Cancer knows no race, ethnicity, region, or socioeconomic status. It is a global issue that affects families and populations across all seven continents. One of the most interesting facts about cancer is that it does not originate from an outside source. Rather, cancer is our cells malfunctioning and continuing to replicate at an exponential pace. If we can better understand the mechanisms that cause these cancerous cells to begin to malfunction, we can explore tools and therapies to treat the disease. This understanding of tumors on a cellular and genetic level, therefore, is vital to future cancer studies. In this course, you will learn what the disease of cancer means, how it affects the body on a micro and macro level, potential areas of treatment, and connections between populations and cells of origin. We will review current therapies already in usage and identify which aspects of the disease they are treating as well as the method’s efficacy. By the end of the course, you will be able to begin to offer your own proposals on how to approach the disease as well as offer suggestions on future directions in therapy research.

Intro to Cognitive Science
Saturdays 1:00-4:00pm CST
Instructor: Caoimhe Stack | View Instructor Bio

Where do our thoughts come from? How do we make decisions about the world around us? Is our behavior a product of nature or nurture? These questions, among many others, are all ones that cognitive scientists investigate in the field of cognitive psychology. Cognitive scientists research perception, memory, language, learning, and judgment in order to understand how the mind senses, uses, and acts on information from the world around it. In this class, you’ll learn about the basics of cognitive psychology – the fundamental findings of cognitive psychology, how psychologists research the mind, and how psychologists critically evaluate scientific research. Then you’ll get to experience the most exciting part of psychology by taking part in hands-on research! You’ll research a hypothesis you have about cognition by designing an experiment, collecting and analyzing data, and presenting your findings.

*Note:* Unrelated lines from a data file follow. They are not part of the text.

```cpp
int greb_circulation_launch_plan(const greb_params* p, int nx, int ny, int n_members, const float* kappa, int slots,
                                 int* field, int* k0, int* k1, int* chain, int* dep4, int capacity);

int greb_member_deal_cover(int strict, int* counts);

#define GREB_V_FLUX 1u
#define GREB_V_SWITCHES 2u
#define GREB_V_BUDGET 4u
#define GREB_V_FORCING 8u
#define GREB_V_BOUNDARY 16u
int greb_step_variant(int flux_phase, int switches, int budget, int forced, int on_sets, unsigned* variant);
int greb_step_variants(unsigned* out, int capacity);

int greb_engine_point_physics(greb_engine* e, int ityr, float co2, const float* in5, float* out15);

int greb_ensemble_moments_dev(const float* x_dev, int n_members, size_t n, double* sum_dev, double* sumsq_dev,
                              float* min_dev, float* max_dev, void* stream);
int greb_ensemble_quantiles_dev(const float* x_dev, int n_members, size_t n, const float* probs, int n_probs,
                                float* out_dev, void* stream);

#ifdef __cplusplus
}
#endif
#endif
```

Before: 5689 simulated-years/s.

## Pack per-step boundary forcing into row-interleaved records for the fast member kernel

```diff
diff --git a/greb_climate_model_amd/csrc/greb_device.h b/greb_climate_model_amd/csrc/greb_device.h
--- a/greb_climate_model_amd/csrc/greb_device.h
+++ b/greb_climate_model_amd/csrc/greb_device.h
@@ -356,20 +356,31 @@
 }
 
 template <bool EXACT = true>
-__device__ __forceinline__ void hydro(const Phys& P, float Ts, float q, float u, float v, float z_topo,
-                                      float ez, float swet, float& Qlat, float& Qlat_air, float& dq_eva,
-                                      float& dq_rain, unsigned xsw = 0) {
-#pragma clang fp contract(off)
-  if (xsw & kXNoHydro) { Qlat = Qlat_air = dq_eva = dq_rain = 0.f; return; }
+__device__ __forceinline__ float wind_speed(float u, float v, float z_topo) {
+#pragma clang fp contract(off)
   float abswind = fsqrt<EXACT>(u * u + v * v);
   if (z_topo > 0.f) abswind = fsqrt<EXACT>(abswind * abswind + 2.0f * 2.0f);
   if (z_topo < 0.f) abswind = fsqrt<EXACT>(abswind * abswind + 3.0f * 3.0f);
+  return abswind;
+}
+template <bool EXACT = true>
+__device__ __forceinline__ void hydro_wind(const Phys& P, float Ts, float q, float abswind, float ez, float swet, float& Qlat,
+                                           float& Qlat_air, float& dq_eva, float& dq_rain, unsigned xsw = 0) {
+#pragma clang fp contract(off)
+  if (xsw & kXNoHydro) { Qlat = Qlat_air = dq_eva = dq_rain = 0.f; return; }
   float qs = 3.75e-3f * fexp<EXACT>(fdiv<EXACT>(17.08085f * (Ts - 273.15f), Ts - 273.15f + 234.175f));
   qs = qs * ez;
   Qlat = (q - qs) * abswind * P.cq_latent * P.rho_air * P.ce * swet;
   dq_eva = fdiv<EXACT>(fdiv<EXACT>(-Qlat, P.cq_latent), P.r_qviwv);
   dq_rain = P.cq_rain * q;
   Qlat_air = -dq_rain * P.cq_latent * P.r_qviwv;
+}
+template <bool EXACT = true>
+__device__ __forceinline__ void hydro(const Phys& P, float Ts, float q, float u, float v, float z_topo,
+                                      float ez, float swet, float& Qlat, float& Qlat_air, float& dq_eva,
+                                      float& dq_rain, unsigned xsw = 0) {
+  if (xsw & kXNoHydro) { Qlat = Qlat_air = dq_eva = dq_rain = 0.f; return; }
+  hydro_wind<EXACT>(P, Ts, q, wind_speed<EXACT>(u, v, z_topo), ez, swet, Qlat, Qlat_air, dq_eva, dq_rain, xsw);
 }
 
 template <bool EXACT = true>
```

The Science of Disease: Type 2 Diabetes
Saturdays 10:00am-1:00pm CST
Instructor: Adriana Norris | View Instructor Bio

According to the CDC, over 34 million Americans have diabetes, and 90-95% of them have type 2 diabetes. Type 2 diabetes can affect every organ in the body and has several co-morbidities such as hypertension, obesity, hyperlipidemia, chronic kidney disease, and cardiovascular disease. In this course, you will use type 2 diabetes as the lens to study pathophysiology from a whole-body perspective. You will then be able to apply this approach to other diseases in the future. As we specifically explore type 2 diabetes, you will learn how this disease affects liver, fat, and muscle and how these tissues interact with one another in the context of the disease. Additionally, you will learn about how type 2 diabetes is studied in biomedical laboratories. At the end of the course, you will design your own therapeutics to to manage type 2 diabetes. You will also create a research plan that describes how you would test the effectiveness of your therapeutics in a lab.